▶ **Saved data entries**
--------------------------------
+          const int c0 = n0 + cc * 32;
+          if (gate_vec && row_ok && c0 + 32 <= N) {
+            const uint4* g = reinterpret_cast<const uint4*>(reinterpret_cast<const __nv_bfloat16*>(ep.gate) + static_cast<long long>(row) * ep.ldg + c0);
+#pragma unroll
+            for (int q = 0; q < 4; ++q) gq[q] = __ldg(g + q);
+          }
+        };
+        gate_fetch(chalf * kChunks);
+        float bias_l[kChunks] = {};
+        const bool fwd_fast = MODE == kModeFwd && ep.out != nullptr && (ep.ldo & 7) == 0 && ep.out_f32 == nullptr && ep.out_t == nullptr &&
+                              (ep.preact == nullptr || (ep.ldp & 7) == 0) && n0 + chalf * kCols + kCols <= N;
+        if (kFwd && ep.bias != nullptr) {
+#pragma unroll
+          for (int cc = 0; cc < kChunks; ++cc) {
+            const int col = n0 + (chalf * kChunks + cc) * 32 + lane;
+            if (col < N) bias_l[cc] = __ldg(ep.bias + col);
+          }
+        }
+
+        wg_sync(wg);
+        {
+          const int r0 = (warp & 3) * 16 + (lane >> 2);
+#pragma unroll
+          for (int j = 0; j < BN / 8; ++j) {
+            const int col = 8 * j + 2 * (lane & 3);
+#pragma unroll
+            for (int hr = 0; hr < 2; ++hr) {
+              const int r = r0 + 8 * hr;
+              const int rb = r & 31;
+              float* blk = acc_s + ((r >> 5) * 4 + (col >> 5)) * 1024;
+              const int unit = ((col & 31) >> 2) ^ (rb & 7);
+              *reinterpret_cast<float2*>(blk + rb * 32 + unit * 4 + (col & 3)) = make_float2(d0[4 * j + 2 * hr], d0[4 * j + 2 * hr + 1]);
+            }
+          }
+        }
+        if (MODE == kModeWgrad && use_tma_red) asm volatile("fence.proxy.async.shared::cta;\n" ::: "memory");
+        wg_sync(wg);
+        if ((ew & 3) == 0 && lane == 0 && lw < 3 && h == 0) PULSE_TRACE(16 + 2 * lw);
+
+        float* outf = ep.out_f32 != nullptr ? ep.out_f32 + static_cast<long long>(ep.accumulate ? 0 : split) * ep.split_stride : nullptr;
+        float sq = 0.0f;
+#pragma unroll 1
+        for (int c = chalf * kChunks; c < chalf * kChunks + kChunks; ++c) {
+          const int col0 = n0 + c * 32;
+          const bool full = col0 + 32 <= N;
+          float* blk = acc_s + ((quarter & 1) * 4 + c) * 1024;
+          if (MODE == kModeWgrad && use_tma_red) {
+            if (lane == 0) {
+              asm volatile("cp.reduce.async.bulk.tensor.2d.global.shared::cta.add.tile.bulk_group [%0, {%2, %3}], [%1];\n" ::"l"(&map_c),
+                           "r"(s_u32(blk)), "r"(col0), "r"(m0 + quarter * 32)
+                           : "memory");
+              asm volatile("cp.async.bulk.commit_group;\n" ::: "memory");
+            }
+            continue;
+          }
+          float v[32];
+          {
+            const float4* b4 = reinterpret_cast<const float4*>(blk) + lane * 8;
+#pragma unroll
+            for (int u = 0; u < 8; ++u) {
+              const float4 x = b4[u ^ (lane & 7)];
+              v[4 * u] = x.x; v[4 * u + 1] = x.y; v[4 * u + 2] = x.z; v[4 * u + 3] = x.w;
+            }
+          }
+          float* red_stage = blk;
+          __syncwarp();
+          if (MODE != kModeWgrad && ep.alpha != 1.0f) {
+#pragma unroll
+            for (int i = 0; i < 32; ++i) v[i] *= ep.alpha;
+          }
+          if (kFwd && ep.bias != nullptr) {
+            float bl = bias_l[0];
+#pragma unroll
+            for (int cc = 1; cc < kChunks; ++cc) bl = (c % kChunks) == cc ? bias_l[cc] : bl;
+#pragma unroll
+            for (int i = 0; i < 32; ++i) v[i] += __shfl_sync(0xffffffffu, bl, i);
+          }
+          if (fwd_fast) {
+            if (ep.relu_mask != nullptr) {
+              unsigned word = 0u;
+#pragma unroll
+              for (int i = 0; i < 32; ++i) word |= (v[i] > 0.0f ? 1u : 0u) << i;
+              if (row_ok) ep.relu_mask[static_cast<long long>(col0 >> 5) * ep.ld_rmask + row] = word;
+            }
+            uint4* st = reinterpret_cast<uint4*>(red_stage);
+            const int sw = (lane >> 1) & 3;
+#pragma unroll
+            for (int q = 0; q < 4; ++q) {
+              const int i = 8 * q;
+              __nv_bfloat162 h0 = __floats2bfloat162_rn(v[i], v[i + 1]), h1 = __floats2bfloat162_rn(v[i + 2], v[i + 3]);
+              __nv_bfloat162 h2 = __floats2bfloat162_rn(v[i + 4], v[i + 5]), h3 = __floats2bfloat162_rn(v[i + 6], v[i + 7]);
+              uint4 u;
+              u.x = *reinterpret_cast<unsigned*>(&h0);
+              u.y = *reinterpret_cast<unsigned*>(&h1);
+              u.z = *reinterpret_cast<unsigned*>(&h2);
--------------------------------
▶ **TASK ITEM**
The first line of the entries above marks where to begin; repeat each line exactly through the one that contains "kCols <= N;", and include that line.

▶ **RESPONSE BOX**
+          const int c0 = n0 + cc * 32;
+          if (gate_vec && row_ok && c0 + 32 <= N) {
+            const uint4* g = reinterpret_cast<const uint4*>(reinterpret_cast<const __nv_bfloat16*>(ep.gate) + static_cast<long long>(row) * ep.ldg + c0);
+#pragma unroll
+            for (int q = 0; q < 4; ++q) gq[q] = __ldg(g + q);
+          }
+        };
+        gate_fetch(chalf * kChunks);
+        float bias_l[kChunks] = {};
+        const bool fwd_fast = MODE == kModeFwd && ep.out != nullptr && (ep.ldo & 7) == 0 && ep.out_f32 == nullptr && ep.out_t == nullptr &&
+                              (ep.preact == nullptr || (ep.ldp & 7) == 0) && n0 + chalf * kCols + kCols <= N;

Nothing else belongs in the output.